Creating SVG delimitation file MCMC_multi.1628014904.svg ...
Done...

Both MCMC runs strongly support the ML delimitation (>92%) (how this is calculated?). And they are very similar to each other (Standard deviation of support values among runs 0.000037).

Several files are saved in our working directory (for each of the independent runs and for their combined results). Among them it is worth inspecting the svg file with the combined support values for the delimited clusters MCMC_multi.1628014904.combined.svg and the combined trace file with the sampled likelihood values log file for identifying convergence problems (see here for what you might observe).
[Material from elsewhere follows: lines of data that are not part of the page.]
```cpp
size_t maed_clip_preprocess_workspace(int F, int H, int W);
int maed_clip_preprocess(const uint8_t* src, int64_t src_bytes, const int32_t* frame_i, const float* frame_minv, const int32_t* clip_i,
                         const float* clip_f, int F, int N, int H, int W, const float* norm_host, int has_contrast, int form, float* out,
                         void* workspace, size_t workspace_bytes, void* stream);

#ifdef __cplusplus
}
#endif
#endif
```

### maed_amd/_lib.py

```python
import ctypes as C
import os

HERE = os.path.dirname(os.path.abspath(__file__))
LIB_PATH = os.environ.get("MAED_HIP_LIB") or os.path.join(HERE, "libmaed_hip.so")

F32, BF16 = 0, 1
F32X3, F32X6, F32X1 = 2, 3, 4
EPI_STORE, EPI_GELU, EPI_RESID_F32, EPI_MUL_DGELU, EPI_ATOMIC_F32, EPI_STORE_F32, EPI_TANH, EPI_ADD = range(8)
IMPL_AUTO, IMPL_VALU, IMPL_MFMA = 0, 1, 2
IMPL_MFMA_256 = 6
IMPL_MFMA_LONG = 5
IMPL_MFMA_SK = 10
IMPL_X3, IMPL_X6, IMPL_X1 = 7, 8, 9
(OPT_F32_MATMUL, OPT_SIDE_STREAM, OPT_TN_TARGET_WGS, OPT_ABLATE, OPT_GN_BWD_ONEPASS, OPT_F32_BWD_X1, OPT_ST_FUSED, OPT_CONV3X3_ROWS_WGS, OPT_STEM_WGRAD_WGS,
 OPT_LBS_FRAMES, OPT_TN_DMA, OPT_X3_PLANES, OPT_X3_PLANES_LN, OPT_SK, OPT_SK_GRID, OPT_TN_SK, OPT_CONV3X3_NARROW_WGS, OPT_CONV3X3_FRAME) = range(18)

vp, i64, i32, f32 = C.c_void_p, C.c_int64, C.c_int, C.c_float


class GnAffineItem(C.Structure):
    _fields_ = [("ab", C.c_void_p), ("dgamma", C.c_void_p), ("dbeta", C.c_void_p), ("N", C.c_int), ("C", C.c_int)]


class BlockDims(C.Structure):
    _fields_ = [("F", i32), ("P", i32), ("C", i32), ("H", i32), ("T", i32), ("hidden", i32),
                ("dtype", i32), ("impl", i32), ("eps", f32)]


_PARAM_FIELDS = ["ln1_g", "ln1_b", "ln2_g", "ln2_b", "w_qkv", "w_ts", "w_proj", "w_fc1", "w_fc2",
                 "b_qkv", "b_ts", "b_proj", "b_fc1", "b_fc2", "wt_qkv", "wt_ts", "wt_proj", "wt_fc1", "wt_fc2"]
_GRAD_FIELDS = _PARAM_FIELDS[:14]


class BlockParams(C.Structure):
    _fields_ = [(n, vp) for n in _PARAM_FIELDS]


class BlockGrads(C.Structure):
    _fields_ = [(n, vp) for n in _GRAD_FIELDS]


class SmplParams(C.Structure):
    _fields_ = [(n, vp) for n in ["v_template", "shapedirs", "posedirs", "J_template", "J_shapedirs", "lbs_weights", "parents"]]


class KtdPtrs(C.Structure):
    _fields_ = [("w", vp * 26), ("b", vp * 26), ("gw", vp * 26), ("gb", vp * 26)]


class LossWeights(C.Structure):
    _fields_ = [(n, f32) for n in ["w_kp2d", "w_kp3d", "w_pose", "w_shape", "w_norm"]]


KTD_W_ANC = 3420

SIGNATURES = {
    "maed_last_error": (C.c_char_p, []),
    "maed_version": (i32, []),
    "maed_init": (i32, [i32]),
    "maed_device_faults": (i32, []),
    "maed_device_faults_clear": (i32, []),
    "maed_set_option": (i32, [i32, i32]),
    "maed_get_option": (i32, [i32]),
    "maed_layernorm_fwd": (i32, [vp, i64, vp, vp, vp, i32, vp, vp, i64, i32, f32, vp]),
    "maed_layernorm_bwd": (i32, [vp, i32, vp, i64, vp, vp, vp, vp, vp, vp, vp, vp, i64, i32, vp]),
    "maed_gemm_tn_wgrad": (i32, [vp, i64, vp, i64, i64, i32, i32, vp, i64, vp, i32, vp]),
    "maed_gemm_nt": (i32, [vp, i64, vp, i64, i64, i64, i64, i32, i32, vp, vp, i64, vp, vp, i64, i32, i32, vp]),
    "maed_transpose_cast": (i32, [vp, i32, i64, i64, i64, vp, i64, vp, i64, vp, i32, vp]),
    "maed_attn_spatial_fwd": (i32, [vp, vp, vp, i32, i32, i32, f32, i32, i32, vp]),
    "maed_attn_spatial_bwd": (i32, [vp, vp, vp, vp, vp, i32, i32, i32, i32, f32, i32, i32, vp]),
    "maed_attn_temporal_fwd": (i32, [vp, vp, vp, i32, i32, i32, i32, f32, i32, vp]),
    "maed_attn_temporal_bwd": (i32, [vp, vp, vp, vp, vp, i32, i32, i32, i32, i32, f32, i32, vp]),
    "maed_st_colmean": (i32, [vp, vp, vp, vp, i32, i32, i32, i32, vp]),
    "maed_st_mix_fwd": (i32, [vp, vp, vp, vp, i32, i32, i32, i32, vp]),
    "maed_st_mix_bwd_reduce": (i32, [vp, vp, vp, vp, vp, vp, i32, i32, i32, i32, vp]),
    "maed_st_mix_bwd_apply": (i32, [vp, vp, vp, vp, vp, i32, i32, i32, i32, vp]),
    "maed_st_fused_supported": (i32, [i32, i32, i32]),
    "maed_st_fused_fwd": (i32, [vp, vp, vp, vp, vp, vp, vp, vp, vp, i32, i32, i32, i32, vp]),
    "maed_st_fused_bwd": (i32, [vp, vp, vp, vp, vp, vp, vp, vp, vp, vp, i32, i32, i32, i32, vp]),
    "maed_embed_add_fwd": (i32, [vp, i32, vp, vp, vp, vp, i32, i32, i32, i32, vp]),
    "maed_embed_add_bwd": (i32, [vp, vp, i32, vp, vp, i32, i32, i32, i32, vp]),
    "maed_ste_block_saved_bytes": (C.c_size_t, [C.POINTER(BlockDims)]),
    "maed_ste_block_scratch_bytes": (C.c_size_t, [C.POINTER(BlockDims)]),
    "maed_gemm_nt_planes": (i32, [vp, vp, i64, vp, vp, i64, i64, i64, i64, i32, vp, vp, i64, vp, vp, i64, vp, vp, i32, vp]),
    "maed_split_planes": (i32, [vp, vp, vp, i64, vp]),
    "maed_ste_block_twin_work_bytes": (C.c_size_t, [C.POINTER(BlockDims)]),
    "maed_ste_block_fwd_twin": (i32, [C.POINTER(BlockDims), C.POINTER(BlockParams), vp, vp, vp, vp, i32, vp]),
    "maed_ste_block_twin_join": (i32, [vp]),
    "maed_ste_block_fwd": (i32, [C.POINTER(BlockDims), C.POINTER(BlockParams), vp, vp, vp, vp]),
    "maed_ste_block_infer": (i32, [C.POINTER(BlockDims), C.POINTER(BlockParams), vp, vp, vp, vp]),
    "maed_ste_block_bwd": (i32, [C.POINTER(BlockDims), C.POINTER(BlockParams), C.POINTER(BlockGrads), vp, vp, vp, vp, vp, vp, vp, vp]),
    "maed_loss_accl_fwd_bwd": (i32, [vp, vp, i32, i32, f32, vp, vp, vp]),
    "maed_dropout": (i32, [vp, vp, i64, f32, C.c_uint64, vp]),
    "maed_dropout_dev": (i32, [vp, vp, i64, f32, vp, C.c_uint64, vp]),
    "maed_tanh_bwd": (i32, [vp, vp, vp, i64, i32, vp]),
    "maed_stream_fence": (i32, [vp, vp]),
    "maed_prof_enable": (i32, [i32]),
    "maed_prof_ntags": (i32, []),
    "maed_prof_collect": (i32, [C.POINTER(C.c_double), C.POINTER(i32)]),
    "maed_prof_flops": (i32, [C.POINTER(C.c_double)]),
    "maed_prof_records": (i32, [i32, C.POINTER(C.c_double), C.POINTER(C.c_double), C.POINTER(C.c_double), i32]),
    "maed_ktd_chain_fwd": (i32, [vp, vp, vp, i32, vp]),
    "maed_rot6d_pose_fwd": (i32, [vp, vp, vp, i64, vp]),
    "maed_smpl_lbs_fwd": (i32, [C.POINTER(SmplParams), vp, vp, vp, vp, vp, vp, i32, vp]),
    "maed_joint_regress_fwd": (i32, [vp, i32, vp, vp, i32, vp]),
    "maed_joint_regress_csr_fwd": (i32, [vp, vp, vp, i32, vp, vp, i32, vp]),
    "maed_smpl_joints_project_fwd": (i32, [vp, vp, vp, vp, vp, vp, vp, i32, vp, vp, i32, vp]),
    "maed_smpl_joints_project_bwd": (i32, [vp, vp, vp, vp, vp, vp, i64, vp, vp, vp, vp, i32, vp]),
    "maed_smpl_skin_bwd": (i32, [C.POINTER(SmplParams), vp, vp, vp, vp, vp, vp, vp, vp, vp, i32, vp]),
    "maed_smpl_skin_bwd_sparse": (i32, [C.POINTER(SmplParams), vp, vp, vp, i32, vp, vp, vp, vp, vp, vp, i32, vp]),
    "maed_smpl_chain_bwd": (i32, [C.POINTER(SmplParams), vp, vp, vp, vp, vp, vp, vp, i64, vp, vp, i32, vp]),
    "maed_rot6d_pose_bwd": (i32, [vp, vp, vp, i64, vp, i64, vp]),
    "maed_ktd_chain_bwd": (i32, [vp, vp, vp, vp, vp, vp, i64, vp, vp, i32, vp]),
    "maed_ktd_pack": (i32, [C.POINTER(KtdPtrs), i32, vp, vp, vp, vp]),
    "maed_ktd_unpack_add": (i32, [C.POINTER(KtdPtrs), i32, vp, vp, vp, vp]),
    "maed_loss_fwd_bwd": (i32, [vp, vp, i32, vp, vp, vp, vp, vp, i32, C.POINTER(LossWeights), vp, vp, vp, vp, vp, vp]),
    "maed_weight_std_fwd": (i32, [vp, i32, i32, vp, i32, vp, f32, i32, vp]),
    "maed_weight_std_bwd": (i32, [vp, i32, i32, i32, vp, f32, vp]),
    "maed_groupnorm_fwd": (i32, [vp, vp, vp, vp, vp, vp, vp, i32, i32, i32, f32, i32, i32, i32, vp]),
    "maed_groupnorm_fwd_twin": (i32, [vp, vp, vp, vp, vp, vp, vp, i32, i32, i32, f32, i32, i32, vp, vp, vp]),
    "maed_groupnorm_bwd": (i32, [vp, vp, vp, vp, vp, vp, vp, vp, vp, vp, vp, i32, i32, i32, f32, i32, i32, i32, vp, vp, vp]),
    "maed_gn_affine_grad_batch": (i32, [vp, i32, vp]),
    "maed_comm_load": (i32, [C.c_char_p]),
    "maed_comm_unique_id": (i32, [vp]),
    "maed_comm_init": (i32, [i32, i32, vp]),
    "maed_comm_allreduce_async": (i32, [vp, C.c_size_t, i32, vp]),
    "maed_comm_wait": (i32, [vp]),
    "maed_comm_world": (i32, []),
    "maed_comm_destroy": (i32, []),
    "maed_conv3x3_fwd": (i32, [vp, vp, vp, vp, i32, i32, i32, i32, i32, i32, i32, i32, i32, i32, vp, i32, i32, vp, vp]),
    "maed_conv1x1_fwd": (i32, [vp, i64, vp, i64, i64, i32, i32, vp, i64, i32, vp, i32, vp]),
    "maed_conv3x3_tapmask": (i32, [vp, i32, i32, i32, vp]),
    "maed_conv3x3_s2_dgrad": (i32, [vp, vp, vp, vp, i32, i32, i32, i32, i32, i32, i32, i32, i32, i32, vp]),
    "maed_conv3x3_s2_tables": (i32, [vp, vp, i32, i32, i32, i32, i32, i32, i32, vp]),
    "maed_conv3x3_s2_wgrad": (i32, [vp, vp, vp, vp, vp, vp, i32, i32, i32, i32, i32, i32, i32, i32, vp]),
    "maed_conv3x3_wgrad": (i32, [vp, vp, vp, vp, vp, i32, i32, i32, i32, i32, i32, vp]),
    "maed_eval_pose_errors": (i32, [vp, vp, i32, i32, vp, vp, vp, vp, vp]),
    "maed_similarity_transform": (i32, [vp, vp, i32, i32, vp, vp]),
    "maed_eval_accel": (i32, [vp, vp, i32, i32, vp, vp]),
    "maed_eval_vertex_error": (i32, [vp, vp, i32, i32, vp, vp]),
    "maed_maxpool3s2_same_fwd": (i32, [vp, vp, vp, i32, i32, i32, i32, i32, vp]),
    "maed_maxpool3s2_same_bwd": (i32, [vp, vp, vp, i32, i32, i32, i32, i32, vp]),
    "maed_stem_input": (i32, [vp, vp, i32, i32, i32, i32, i32, i32, i32, i32, i32, i32, vp]),
    "maed_conv3x3_wgrad_rows64_scratch_floats": (i32, [i32, i32, i32, i32, i32]),
    "maed_conv3x3_wgrad_rows64": (i32, [vp, vp, vp, vp, i32, i32, i32, i32, vp]),
    "maed_stem7x7s2_supported": (i32, [i32, i32]),
    "maed_stem7x7s2_fwd": (i32, [vp, vp, vp, vp, vp, i32, i32, i32, i32, vp]),
    "maed_stem7x7s2_wgrad_scratch_floats": (i32, [i32, i32, i32]),
    "maed_stem7x7s2_wgrad": (i32, [vp, vp, vp, vp, i32, i32, i32, i32, vp]),
    "maed_subsample2_fwd": (i32, [vp, vp, i32, i32, i32, i32, i32, vp]),
    "maed_subsample2_bwd": (i32, [vp, vp, i32, i32, i32, i32, i32, vp]),
    "maed_weight_refresh": (i32, [vp, i32, i32, i32, vp]),
    "maed_adam_step": (i32, [vp, vp, vp, vp, vp, i64, f32, f32, f32, f32, f32, f32, f32, f32, vp]),
    "maed_adam_step_dev": (i32, [vp, vp, vp, vp, vp, i64, vp, f32, f32, f32, f32, f32, vp]),
    "maed_clip_preprocess_workspace": (C.c_size_t, [i32, i32, i32]),
    "maed_clip_preprocess": (i32, [vp, i64, vp, vp, vp, vp, i32, i32, i32, i32, C.POINTER(f32), i32, i32, vp, vp, C.c_size_t, vp]),
}
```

Delimitation under the single threshold PTP

We get out of the mptp directory and create a new one for the single threshold delimitation and then we run the delimitation:

$ cd ../
$ cd ptp 
$ mptp --ml --single --minbr 0.0005270000 --tree_file ../RAxML/Gallotia_align.fasta.raxml.bestTree --output_file single

As before we will get two output files: 1) a text file with the command and the delimited clusters single.txt, and 2) an svg file (single.svg) that displays the delimitation on a tree.
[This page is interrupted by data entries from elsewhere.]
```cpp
int bn_fold(const TensorMap& tm, const std::string& pre, int c, float eps, std::vector<float>* g, std::vector<float>* shift) {
    const float *gamma, *beta, *mean, *var;
    int rc;
    if ((rc = find(tm, pre + ".weight", c, &gamma)) || (rc = find(tm, pre + ".bias", c, &beta)) ||
        (rc = find(tm, pre + ".running_mean", c, &mean)) || (rc = find(tm, pre + ".running_var", c, &var))) return rc;
    g->resize(c); shift->resize(c);
    for (int i = 0; i < c; ++i) {
// ... 252 lines not shown
        out = R;
        break;
    case R_DOWN_FUSED:
        if ((rc = vqae::down_block(X, b.w1f, b.w2f, b.w3f, b.wskf, B, H, W, b.cin, b, dt, R, st))) return rc;
        out = R;
        break;
    case R_DOWN:
        if ((rc = conv(ConvCall(h, B, H, W, b.cin, b.cout, 2, 2, 0, VQAE_PAD_NONE).pre(VQAE_PRE_BIAS, b.b1c, 0.f).bias(b.b1d), X, b.wskip, nullptr, R, st))) return rc;
        if ((rc = run_conv1(h, b, B, H, W, X, P, st))) return rc;
        if ((rc = conv(ConvCall(h, B, H, W, b.br, b.br, 2, 2, 0, VQAE_PAD_NONE).act(b.b3a, b.b3b), P, b.w2, nullptr, Q, st))) return rc;
        if ((rc = conv(ConvCall(h, B, H / 2, W / 2, b.br, b.cout, 1, 1, 0, VQAE_PAD_NONE).scale_bias(b.scale, b.b4), Q, b.w3, R, R, st))) return rc;
        out = R;
        break;
    case R_UP_CONV_FIRST_TAIL:
    case R_UP_CONV_FIRST: {
        const ConvCall sk = ConvCall(h, B, H, W, b.cin, b.cout, 1, 1, 0, VQAE_PAD_NONE).pre(VQAE_PRE_BIAS, b.b1c, 0.f).bias(b.b1d);
        const ConvCall c2(h, B, H, W, b.br, b.br, 1, 1, 0, VQAE_PAD_NONE);
        if ((rc = conv(sk, X, b.wskip, nullptr, Q, st))) return rc;
        if (r == R_UP_CONV_FIRST_TAIL) {
            if ((rc = run_conv1(h, b, B, H, W, X, P, st))) return rc;
            if ((rc = conv(c2, P, b.w2, nullptr, R, st))) return rc;
            if ((rc = vqae::up_tail(R, Q, b.w3, B, H, W, b.br, b.cout, b.b3a, b.b3b, b.scale, b.b4, X, st))) return rc;
            break;
        }
        if ((rc = vqae_bicubic_up2_f32(Q, B, H, W, b.cout, 0.f, R, st))) return rc;
        if ((rc = run_conv1(h, b, B, H, W, X, P, st))) return rc;
        if ((rc = conv(c2, P, b.w2, nullptr, Q, st))) return rc;
        if ((rc = vqae_bicubic_up2_f32(Q, B, H, W, b.br, 0.f, P, st))) return rc;
        if ((rc = conv(ConvCall(h, B, 2 * H, 2 * W, b.br, b.cout, 1, 1, 0, VQAE_PAD_NONE).pre(VQAE_PRE_BIAS_ELU_BIAS, b.b3a, b.b3b).scale_bias(b.scale, b.b4),
                       P, b.w3, R, R, st))) return rc;
        out = R;
        break;
    }
    case R_UP16:
        if ((rc = vqae::trunk16_head(X, b.w1h, b.b1a, b.b1b, b.b2a, b.b2b, Q, (int64_t)B * H * W, b.cin, dt, true, st))) return rc;
        if ((rc = vqae::up16_block(X, Q, b.w2h, b.w3h, b.wskh, B, H, W, b.cin, b, dt, R, st))) return rc;
        out = R;
        break;
    default:
        if ((rc = vqae_bicubic_up2_f32(X, B, H, W, b.cin, b.b1c, P, st))) return rc;
        if ((rc = conv(ConvCall(h, B, 2 * H, 2 * W, b.cin, b.cout, 1, 1, 0, VQAE_PAD_NONE).bias(b.b1d), P, b.wskip, nullptr, R, st))) return rc;
        if ((rc = run_conv1(h, b, B, H, W, X, Q, st))) return rc;
        if ((rc = vqae_bicubic_up2_f32(Q, B, H, W, b.br, 0.f, P, st))) return rc;
        if ((rc = conv(ConvCall(h, B, 2 * H, 2 * W, b.br, b.br, 1, 1, 0, VQAE_PAD_NONE).act(b.b3a, b.b3b), P, b.w2, nullptr, Q, st))) return rc;
        if ((rc = conv(ConvCall(h, B, 2 * H, 2 * W, b.br, b.cout, 1, 1, 0, VQAE_PAD_NONE).scale_bias(b.scale, b.b4), Q, b.w3, R, R, st))) return rc;
        out = R;
// ... 159 lines not shown
        VQAE_REQUIRE(cfg->compute_dtype == VQAE_DT_F32, VQAE_ERR_UNSUPPORTED, "MBConv blocks run in fp32 only");
        VQAE_REQUIRE(cfg->expand_ratio >= 1 && cfg->se_divisor >= 1 && cfg->bn_eps > 0.f, VQAE_ERR_INVALID,
                     "MBConv: expand_ratio %d, se_divisor %d, bn_eps %g", cfg->expand_ratio, cfg->se_divisor, (double)cfg->bn_eps);
    }
    TensorMap tm;
    for (int i = 0; i < n_tensors; ++i) tm[tensors[i].name] = &tensors[i];

    vqae_handle* h = new vqae_handle();
    h->cfg = *cfg;
    if (hipGetDevice(&h->device) != hipSuccess) { delete h; return vqae::fail(VQAE_ERR_HIP, "hipGetDevice failed"); }
    h->fuse_trunk = vqae::env_int("VQAE_NO_TRUNK_FUSION", 0) == 0;
    h->up_conv_first = vqae::env_int("VQAE_NO_UP_REORDER", 0) == 0;
    h->use_wino = vqae::env_int("VQAE_NO_WINOGRAD", 0) == 0;
    h->w43_split = vqae::env_int("VQAE_W43_SPLIT", 1) != 0;
    h->fuse_up_tail = vqae::env_int("VQAE_NO_UP_TAIL_FUSION", 0) == 0;
    h->fuse_down = vqae::env_int("VQAE_NO_DOWN_FUSION", 0) == 0;
    h->fuse_down16 = vqae::env_int("VQAE_NO_DOWN16", 0) == 0;
    h->fuse_up16 = vqae::env_int("VQAE_NO_UP16", 0) == 0;
    h->fuse_stem16 = vqae::env_int("VQAE_NO_STEM16", 0) == 0;
    h->fuse_vq = vqae::env_int("VQAE_NO_VQ_FUSION", 0) == 0;
    h->C = cfg->stem << cfg->n_down;
    h->D = cfg->projection_dim > 0 ? cfg->projection_dim : h->C;
    h->K = cfg->num_embeddings;
    int rc = VQAE_OK;
    const float* p;
    auto bail = [&](int code) { vqae_destroy(h); return code; };

    const bool has_enc = tm.count("encoder.in_stem.weight") > 0;
    const bool has_dec = tm.count("decoder.out_stem.weight") > 0;
    if (!has_enc && !has_dec) return bail(vqae::fail(VQAE_ERR_NOT_FOUND, "neither encoder.* nor decoder.* tensors given"));
// ... 317 lines not shown
```

2d-vq-ae-2_amd/csrc/kernels.h:

```cpp
#pragma once
#include "common.h"

namespace vqae {

struct FixupScalars {
    float b1a, b1b, b2a, b2b, b3a, b3b, b4, scale, b1c, b1d;
};
static_assert(sizeof(FixupScalars) == 10 * sizeof(float), "FixupScalars is read as float[8] / float[10]");

struct NextConv1 {
    const void* w1 = nullptr;
    const void* w1s = nullptr;
    float b1a = 0.f, b1b = 0.f, b2a = 0.f, b2b = 0.f;
    void* t1_next = nullptr;
};

bool conv_trunk_tail_channels(int c);
int conv_tail_kslice(int dtype, int cin);
int conv_trunk_tail(const vqae_conv_args* a, const float* t1, const float* w2, const float* w3, float t_scale, float t_b4,
                    float* xio, const NextConv1& next, hipStream_t stream);

bool wino_trunk_channels(int c, int dtype);
bool wino_trunk_supported(int c, int h, int w, int dtype);
size_t wino_weight_floats(int c);
// ... 50 lines not shown

bool up16_channels(int c);
bool up16_supported(int c, int h, int w, int dtype);
int up16_block(const float* x, const float* t1, const void* w2h, const void* w3h, const void* wskh, int B, int H, int W, int c,
               const FixupScalars& s, int dtype, float* y, hipStream_t stream);

bool stem16_channels(int c0);
bool stem16_supported(int c0, int h, int w, int dtype);
size_t stem16_weight_bytes(int cin);
int stem16_pack_weight(const float* w_dev, int n_out, int cin, int dtype, void* out_dev, hipStream_t stream);
int istem16(const void* x, int x_kind, const float* mean255, const float* inv_std255, const void* wf, const float* bias, int B,
            int H, int W, int c0, float* y, int dtype, hipStream_t stream);
int ostem16(const float* x, const void* wf, const float* bias, int B, int H, int W, int c, float* y, int y_nchw, int dtype,
            hipStream_t stream);

bool up_tail_supported(int cb, int co);
int up_tail(const float* q, const float* s, const float* w3_packed, int B, int H, int W, int cb, int co, float b3a, float b3b,
            float scale, float b4, float* y, hipStream_t stream);
bool conv_small_k_supported(const vqae_conv_args* a);
int conv_small_k(const vqae_conv_args* a, const float* x, const float* w, const float* bias_vec, const float* residual,
                 float* y, hipStream_t stream);
int conv3x3_direct(const void* x, int x_kind, const float* mean255, const float* inv_std255, const float* w,
                   const float* bias, int B, int H, int W, int cin, int cout, float* y, int y_nchw, int dt,
                   hipStream_t stream);

int unstitch_tiles(const void* grid, int grid_dtype, const int32_t* rc, int n_tiles, int th, int tw, void* tiles,
                   int idx_dtype, int gh, int gw, hipStream_t stream);
int pixels_u8(const float* x, int layout, int B, int H, int W, const int32_t* rc, const float* mean255, const float* std255,
              uint8_t* out, int canvas_h, int canvas_w, hipStream_t stream);
int pixels_u8_level_check(const char* who, int H, int W, int level, bool canvas, int canvas_h, int canvas_w);
int pixels_u8_level(const float* x, int layout, int B, int H, int W, int level, const int32_t* rc, const float* mean255,
                    const float* std255, uint8_t* out, int canvas_h, int canvas_w, hipStream_t stream);

// ... 22 lines not shown
```

2d-vq-ae-2_amd/csrc/misc_kernels.hip:

```cpp
#include "kernels.h"
#include "mfma.h"

namespace {


template <int CIN, int COUT>
__global__ __launch_bounds__(256)
void conv3x3_direct_kernel(const void* __restrict__ xin, int x_kind, Norm3 nrm, const float* __restrict__ w,
                           const float* __restrict__ bias, int B, int H, int W, float* __restrict__ y, int y_nchw,
                           int dt) {
    __shared__ float ws[9 * CIN * COUT + COUT];
    for (int i = threadIdx.x; i < 9 * CIN * COUT; i += 256) {
        const int co = i % COUT, ci = (i / COUT) % CIN, tap = i / (COUT * CIN);
        ws[i] = vqae::round_dt(w[((int64_t)co * CIN + ci) * 9 + tap], dt);
    }
    for (int i = threadIdx.x; i < COUT; i += 256) ws[9 * CIN * COUT + i] = vqae::round_dt(bias[i], dt);
    __syncthreads();

    const int64_t npix = (int64_t)B * H * W;
    const int64_t pix = (int64_t)blockIdx.x * 256 + threadIdx.x;
    if (pix >= npix) return;
    const int hw = H * W;
    const int b = (int)(pix / hw), rem = (int)(pix - (int64_t)b * hw);
    const int oy = rem / W, ox = rem - oy * W;
// ... 109 lines not shown
            if (oy < 0 || oy >= OH) continue;
            const float* wy = a == 0 ? w25 : w75;
#pragma unroll
            for (int c = 0; c < 2; ++c) {
                const int ox = 2 * bj + 1 + c;
                if (ox < 0 || ox >= OW) continue;
                const float4* in = c == 0 ? ho : he;
                float4 out;
                out.x = in[0].x * wy[0]; out.y = in[0].y * wy[0]; out.z = in[0].z * wy[0]; out.w = in[0].w * wy[0];
#pragma unroll
                for (int r = 1; r < 4; ++r) {
                    out.x = out.x + in[r].x * wy[r]; out.y = out.y + in[r].y * wy[r];
                    out.z = out.z + in[r].z * wy[r]; out.w = out.w + in[r].w * wy[r];
                }
                y[(((int64_t)b * OH + oy) * OW + ox) * C4 + c4] = out;
            }
        }
    }
}
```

MCMC sampling for the single-threshold PTP

We also estimate the support values with two MCMC runs as before:

$ mptp --mcmc 1000000 --mcmc_sample 1000 --mcmc_log 1000 --mcmc_runs 2 --single --minbr 0.0005270000 --tree_file ../RAxML/Gallotia_align.fasta.raxml.bestTree --output_file MCMC_single

Again several files are created among which we can inspect the support values MCMC_single.1628014932.combined.svg and the combined trace file with the sampled likelihood values log file for identifying convergence problems.